Note that if you run a DAG on a schedule_interval of one day, the run stamped 2020-01-01 will be triggered soon after 2020-01-01T23:59. In other words, the job instance is started once the period it covers has ended.
Some systems can get overwhelmed when too many processes hit them at the same time. Airflow pools can be used to limit the execution parallelism on arbitrary sets of tasks. The list of pools is managed in the UI (Menu -> Admin -> Pools) by giving the pools a name and assigning it a number of worker slots. Tasks can then be associated with one of the existing pools by using the pool parameter when creating tasks (i.e., instantiating operators).
The pool parameter can be used in conjunction with priority_weight to define priorities in the queue, and which tasks get executed first as slots open up in the pool. The default priority_weight is 1 and can be bumped to any number. When sorting the queue to evaluate which task should be executed next, we use the priority_weight, summed up with all of the priority_weight values from tasks downstream from this task. You can use this to bump a specific important task and the whole path to that task gets prioritize accordingly.
Tasks will be scheduled as usual while the slots fill up. Once capacity is reached, runnable tasks get queued and their state will show as such in the UI. As slots free up, queued tasks start running based on the priority_weight (of the task and its descendants).
Note that if tasks are not given a pool, they are assigned to a default pool default_pool. default_pool is initialized with 128 slots and can change through the UI or CLI (though it cannot be removed).
Monitoring the correctness and performance of your airflow jobs (dag runs) should be a core concern of a BI development team. Airflow has good support for basic monitoring of your jobs:
- SLA misses: airflow is able to send out an email bundling all SLA misses for a specific scheduling interval.
- EmailOperator: airflow can send out emails when a specific point in a DAG is reached
- Sending notifications to popular online services like Slack or HipChat.
- The airflow dashboard itself, which you can manually refresh to verify which jobs ran successfully or failed recently.
- A PythonOperator, which can track the output of a particular task and then make more informed decisions based on the context in which it is run and then branch to a specific branch of execution for notification purposes. This type of monitoring is very useful to track execution errors, but there are some cases where you need more sophisticated methods, for example in the case of data quality monitoring. This is where some great online services like Datadog come in.

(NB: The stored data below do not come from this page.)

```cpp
#pragma unroll 1
    for (;;) {
        const int vbn = vb + (int)gridDim.x;
        const bool has_next = vbn < ntiles;
        int ntx0 = 0, nty0 = 0, nview = 0;
        if (has_next) tile_of(vbn, ntx0, nty0, nview);
        const size_t ftile = (((size_t)view * p.H + ty0 + 2 * wave) * p.W + tx0) * (CO * 4);
        const size_t htile = (((size_t)view * (p.H / 2) + ty0 / 2 + wave) * (p.W / 2) + tx0 / 2) * (CO * 4);
        const unsigned char* const xtile = reinterpret_cast<const unsigned char*>(p.in) + (L2 ? ftile / 2 : ftile);

        f32x16 acc[16];
        f32x4 ufr[4][4];
        uload(0, 0, ufr[0]);
        uload(0, 1, ufr[1]);
        uload(0, 2, ufr[2]);
        if (first) asm volatile("s_waitcnt vmcnt(12)" ::: "memory");
        first = false;
        br_barrier();
        BR_STAMP(0);
        asm volatile("" : "+v"(rd[0]), "+v"(rd[1]), "+v"(rd[2]), "+v"(rd[3]));
        t_addr(0);
#pragma unroll
        for (int g = 0; g < 4; ++g) t_read(g);
        t_transform_write(0, 1);
#pragma unroll
        for (int g = 0; g < 4; ++g) t_read(g);
        t_transform_write(1, 2);
        br_barrier();
        BR_STAMP(1);

        f32x4 vf[2][4];
        auto chunk = [&](int c, auto br_tag, auto first_tag) {
            constexpr int BR = decltype(br_tag)::value;
            constexpr bool FIRST = decltype(first_tag)::value;
            const int cn = c + 1 < WN_CHUNKS ? c + 1 : c;
            const int c2 = c + 2 < WN_CHUNKS ? c + 2 : WN_CHUNKS - 1, c3 = c + 3 < WN_CHUNKS ? c + 3 : WN_CHUNKS - 1;
            (void)c2;
            const unsigned char* const vb_ = smem + vbuf_off(BR) + vrd;
            const unsigned char* const vn_ = smem + vbuf_off((BR + 1) % 3) + vrd;
            if (FIRST) {
#pragma unroll
                for (int g = 0; g < 4; ++g) vf[0][g] = *reinterpret_cast<const f32x4*>(vb_ + g * 1024);
            }
#pragma unroll
            for (int e = 0; e < 4; ++e) {
                __builtin_amdgcn_sched_barrier(0);
                if (!(WN_ABL & 1)) {
                    wn_uwait<8>(ufr[e]);
                    if (e == 0) uload(c, 3, ufr[3]);
                    else uload(cn, e - 1, ufr[e - 1]);
                    __builtin_amdgcn_sched_barrier(0);
                }
                if (e == 2 && !(WN_ABL & 2)) {
                    if (WN_ABL & 4096) t_transform_write((BR + 2) % 3, c3);
                    else t_transform(c3);
                    __builtin_amdgcn_sched_barrier(0);
                }
#pragma unroll
                for (int g = 0; g < 4; ++g) {
                    if (e < 3) vf[(e + 1) & 1][g] = *reinterpret_cast<const f32x4*>(vb_ + (e + 1) * 4096 + g * 1024);
                    else vf[0][g] = *reinterpret_cast<const f32x4*>(vn_ + g * 1024);
                    if (e == 0 && !(WN_ABL & 2)) t_read(g);
                    if (e == 2 && !(WN_ABL & (2 | 4096 | 1024))) v_store((BR + 2) % 3, g);
#pragma unroll
                    for (int i = 0; i < 4; ++i) {
                        if (FIRST && e == 0)
                            acc[4 * i + g] = __builtin_amdgcn_mfma_f32_32x32x2f32(ufr[e][g][i], vf[e & 1][g][i], f32x16{0, 0, 0, 0, 0, 0, 0, 0, 0, 0, 0, 0, 0, 0, 0, 0}, 0, 0, 0);
                        else
                            acc[4 * i + g] = __builtin_amdgcn_mfma_f32_32x32x2f32(ufr[e][g][i], vf[e & 1][g][i], acc[4 * i + g], 0, 0, 0);
                    }
                    __builtin_amdgcn_sched_barrier(0);
                }
            }
            if (!(WN_ABL & 4)) br_barrier();
        };
        chunk(0, std::integral_constant<int, 0>{}, std::true_type{});
#pragma unroll 1
        for (int c = 1; c < WN_CHUNKS; c += 3) {
            chunk(c, std::integral_constant<int, 1>{}, std::false_type{});
            chunk(c + 1, std::integral_constant<int, 2>{}, std::false_type{});
            chunk(c + 2, std::integral_constant<int, 0>{}, std::false_type{});
        }
        if (!(WN_ABL & 1)) {
            wn_uwait<4>(ufr[0]);
            wn_uwait<0>(ufr[1]);
            wn_uwait<0>(ufr[2]);
        }

        BR_STAMP(2);
        int lane3 = (int)(uoff >> 4);
        asm volatile("" : "+v"(lane3));
        const int half3 = lane3 >> 5, l31_3 = lane3 & 31;
        const unsigned char* const wf0 = ring + br_swz(l31_3, half3);
        const unsigned char* const wf1 = ring + br_swz(l31_3, 2 + half3);
        const int py = 2 * wave + (l31_3 >> 4), px = l31_3 & 15;
        const unsigned lane_full = (unsigned)((4 * half3 * CO + 4 * l31_3) * 4);
        const unsigned lane_half = (unsigned)((2 * half3 * CO + 4 * l31_3) * 4);
        ring_issue8(0);

        if (WN_ABL & 16) {
            float keep = 0.0f;
#pragma unroll
            for (int k = 0; k < 16; ++k) keep += acc[k][0];
            *reinterpret_cast<float*>(t1_lds + lane3 * 4) = keep;
        } else {
            const int ty = l31_3 >> 3, tx = l31_3 & 7;
            const unsigned wbase = (unsigned)((32 * ty + 2 * tx) * 512 + ((((8 * wave + half3) ^ (2 * tx) ^ (ty & 1)) & 31) << 4));
#pragma unroll
            for (int q = 0; q < 4; ++q) {
                f32x4 y[2][2];
                const f32x4 bb = *reinterpret_cast<const f32x4*>(b2_lds + 32 * wave + 8 * q + 4 * half3);
#pragma unroll
                for (int e = 0; e < 4; ++e) {
                    const int r = 4 * q + e;
                    float s[2][4];
#pragma unroll
                    for (int j = 0; j < 4; ++j) {
                        const float m1 = j == 1 ? acc[4 + j][r] + bb[e] : acc[4 + j][r];
                        s[0][j] = acc[j][r] + m1 + acc[8 + j][r];
                        s[1][j] = m1 - acc[8 + j][r] - acc[12 + j][r];
                    }
#pragma unroll
                    for (int a = 0; a < 2; ++a) {
                        y[a][0][e] = br_relu(s[a][0] + s[a][1] + s[a][2]);
                        y[a][1][e] = br_relu(s[a][1] - s[a][2] - s[a][3]);
                    }
                }
#pragma unroll
                for (int a = 0; a < 2; ++a)
#pragma unroll
                    for (int bb = 0; bb < 2; ++bb)
                        *reinterpret_cast<f32x4*>(t1_lds + (wbase ^ (unsigned)(((2 * q) ^ bb) << 4)) + (16 * a + bb) * 512) = y[a][bb];
            }
        }
        BR_STAMP(3);
        br_wait_vm(0);
        br_barrier();
        f32x16 t2[4];
        {
            const unsigned rbase = (unsigned)((py * BT_TW + px) * 512 + ((half3 ^ (px & 15) ^ (wave & 1)) << 4));
#pragma unroll
            for (int m = 0; m < 4; ++m)
#pragma unroll
                for (int g = 0; g < 4; ++g) {
                    const f32x4 v = *reinterpret_cast<const f32x4*>(t1_lds + (rbase ^ (unsigned)((8 * m + 2 * g) << 4)));
#pragma unroll
                    for (int e = 0; e < 4; ++e) t2[m][4 * g + e] = v[e];
// ... 139 lines not shown
```

### deepfly3d_amd/csrc/hourglass.hip

```cpp
#include <algorithm>
#include <string>
#include <vector>

#include "common.h"
#include "hg_kernels.h"
#include "hg_bt_ring.h"
#include "hg_bt_l1.h"
#include "hg_head.h"
#include "hg_bt_ring_f32.h"
#include "hg_c1_f32.h"
#include "hg_l1_f32.h"
#include "hg_bt_wino_f32.h"
#include "hg_l1_wino_f32.h"
#include "hg_c1_res_f32.h"

using namespace hgk;

namespace {

enum StepKind { ST_STEM, ST_CONV, ST_POOL, ST_UPADD, ST_BOTTLENECK, ST_HEAD };

struct TensorDesc {
    size_t off;
    int h, w, c, pitch;
};

constexpr size_t VIRTUAL_OFF = ~size_t(0);
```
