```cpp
static double group_time_us(const ofa_gemm_group_item* items, int n, int len) {
  int steps[GROUP_MAX], count[GROUP_MAX], total = 0;
  double slab_bytes = 0.0;
  for (int p = 0; p < n; ++p) {
    int sp = cdiv(items[p].k, len);
    sp = sp > 32 ? 32 : sp;
    const int ksplit = cdiv(cdiv(items[p].k, BK), sp) * BK;
    sp = cdiv(items[p].k, ksplit);
    steps[p] = ksplit / BK;
    count[p] = cdiv(items[p].m, 256) * cdiv(items[p].n, 256) * sp;
    total += count[p];
    if (sp > 1) slab_bytes += ((double)sp * 4.0 + 4.0) * items[p].m * items[p].n;
  }
  double worst = 0.0;
  for (int x = 0; x < 8; ++x) {
    const int q = total >> 3, r = total & 7;
    const int lo = x < r ? x * (q + 1) : r * (q + 1) + (x - r) * q, hi = lo + q + (x < r ? 1 : 0);
    double cu[32];
    for (int c = 0; c < 32; ++c) cu[c] = 0.0;
    int id = 0;
    for (int p = 0; p < n; ++p)
      for (int w = 0; w < count[p]; ++w, ++id) {
        if (id < lo || id >= hi) continue;
        int best = 0;
        for (int c = 1; c < 32; ++c) best = cu[c] < cu[best] ? c : best;
        cu[best] += 1.5 * steps[p] + 6.0;
      }
    for (int c = 0; c < 32; ++c) worst = cu[c] > worst ? cu[c] : worst;
  }
  return worst + (slab_bytes > 0.0 ? 2.0 + slab_bytes / 4.1e6 : 0.0);
}

static int group_plan_len(const ofa_gemm_group_item* items, int n);
static void group_plan(ofa_gemm_group_item* items, int n) {
  struct Key { int n; int mnk[GROUP_MAX][3]; };
  static std::mutex mu;
  static std::vector<std::pair<Key, int>> cache;
  Key key{};
  key.n = n;
  for (int p = 0; p < n; ++p) { key.mnk[p][0] = items[p].m; key.mnk[p][1] = items[p].n; key.mnk[p][2] = items[p].k; }
  int len = -1;
  {
    std::lock_guard<std::mutex> lk(mu);
    for (auto& e : cache)
      if (!memcmp(&e.first, &key, sizeof(Key))) { len = e.second; break; }
  }
  if (len < 0) {
    len = group_plan_len(items, n);
    std::lock_guard<std::mutex> lk(mu);
    if (cache.size() < 512) cache.push_back({key, len});
  }
  for (int p = 0; p < n; ++p) {
    int sp = cdiv(items[p].k, len);
    sp = sp > 32 ? 32 : sp;
    const int ksplit = cdiv(cdiv(items[p].k, BK), sp) * BK;
    items[p].splits = cdiv(items[p].k, ksplit);
  }
}

static int group_plan_len(const ofa_gemm_group_item* items, int n) {
  int kmax = 0;
  for (int p = 0; p < n; ++p) kmax = items[p].k > kmax ? items[p].k : kmax;
  const int tiles = cdiv(kmax, BK);
  int len = tiles * BK;
  double best = group_time_us(items, n, len);
  for (int sp = 2; sp <= 32 && cdiv(tiles, sp) >= 4; ++sp) {
    const int l = cdiv(tiles, sp) * BK;
    const double t = group_time_us(items, n, l);
    if (t < best * 0.97) { best = t; len = l; }
  }
  return len;
}
// ... 92 lines not shown
```

Baseline: 1.421 million.

## Use three-stage A operand ring in big GEMM kernel for tm=3 k-major tiles

Adds an A3 variant of the big MFMA GEMM body that keeps three LDS stages for the A operand while B stays double-buffered. A is prefetched two k-steps ahead, and the per-iteration wait becomes a partial vmcnt, so the barrier no longer waits on the newest A loads. The launcher picks this variant for the tm=3 k-major path when the larger dynamic LDS allocation can be set, and otherwise falls back. It needs more LDS per block, which may lower occupancy, and adds ring-index bookkeeping.

Measured after the change: 1.427 million (median of 6 runs). About the same (+0.4%).

```diff
diff --git a/ofasys_amd/csrc/gemm_mfma.hip b/ofasys_amd/csrc/gemm_mfma.hip
--- a/ofasys_amd/csrc/gemm_mfma.hip
+++ b/ofasys_amd/csrc/gemm_mfma.hip
@@ -405,7 +405,7 @@
 
 
 
-template <int TM, int TN, bool A_KMAJ, bool B_KMAJ, bool OUT_F32, int WGM, int WGN, bool F16>
+template <int TM, int TN, bool A_KMAJ, bool B_KMAJ, bool OUT_F32, int WGM, int WGN, bool F16, bool A3 = false>
 __device__ __forceinline__ void gemm_big_body(const GemmArgs& g, int tiles_m, int tiles_n, int ksplit,
                                               float* __restrict__ ws, int t, int ks, int bz, int nsplit, bool to_ws) {
   constexpr int BM = 32 * TM * WGM, BN = 32 * TN * WGN, NT = 64 * WGM * WGN;
@@ -414,10 +414,12 @@
   static_assert(B_KMAJ || BN == 256, "m-major tiles are 256 wide (swizzle)");
   constexpr int NVA = BM * 8 / NT, NVB = BN * 8 / NT;
   constexpr int STAGE = 256 * BK;
+  static_assert(!A3 || A_KMAJ, "the three-stage A ring is built for a k-major A (its DMA never re-derives pointers at a ragged tail)");
+  static_assert(!A3 || NVA <= 63, "vmcnt field");
   extern __shared__ __attribute__((aligned(16))) unsigned char smem_raw[];
-  bf16_t* sA0 = reinterpret_cast<bf16_t*>(smem_raw);
+  bf16_t* sA0 = reinterpret_cast<bf16_t*>(smem_raw) + (A3 ? 2 * STAGE : 0);
   bf16_t* sA1 = sA0 + STAGE;
-  bf16_t* sB0 = sA1 + STAGE;
+  bf16_t* sB0 = reinterpret_cast<bf16_t*>(smem_raw) + (A3 ? 0 : 2 * STAGE);
   bf16_t* sB1 = sB0 + STAGE;
 
   const int tid = threadIdx.x, lane = tid & 63, wave = tid >> 6;
@@ -462,8 +464,8 @@
   const uint32_t lds0 = (uint32_t)(uintptr_t)smem_raw;
   BigAddr<BM, A_KMAJ> fax;
   BigAddr<BN, B_KMAJ> faw;
-  fax.init(lds0, wm * TM * 32, lane);
-  faw.init(lds0 + 2 * STAGE * 2, wn * TN * 32, lane);
+  fax.init(lds0 + (A3 ? 2 * STAGE * 2 : 0), wm * TM * 32, lane);
+  faw.init(lds0 + (A3 ? 0 : 2 * STAGE * 2), wn * TN * 32, lane);
 
   u64x2 xa[2][TM], wb[2][TN];
 #ifndef OFA_BIG_RPG_TN
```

Airflow provides countless benefits to those in the pipeline business. Its benefits can basically be categorized as code quality and code visibility. It provides developers with a better way to build data pipelines by serving as a sort of 'framework' for creating pipelines. In the same way, a web framework might help developers by abstracting common patterns,
It does this by providing data engineers with tools to simplify certain repetitive aspects of pipeline creation. Airflow comes with numerous powerful integrations that serve almost any need when it comes to output data. By leveraging these tools, engineers begin to see their pipelines abiding by a well-understood format, making code readable to others.
But what really makes Airflow stand out is it's GUI. By allowing data engineers to handle multiple pipelines they save themselves endless headaches that come from those very pipelines being prone to failure. They gain immediate visibility across all our pipelines to quickly spot areas of failure. Even more impressive is that the code we write is visually represented in Airflow's GUI. Not only can we check the heartbeat of our pipelines, but we can also view graphical representations of the very code we write.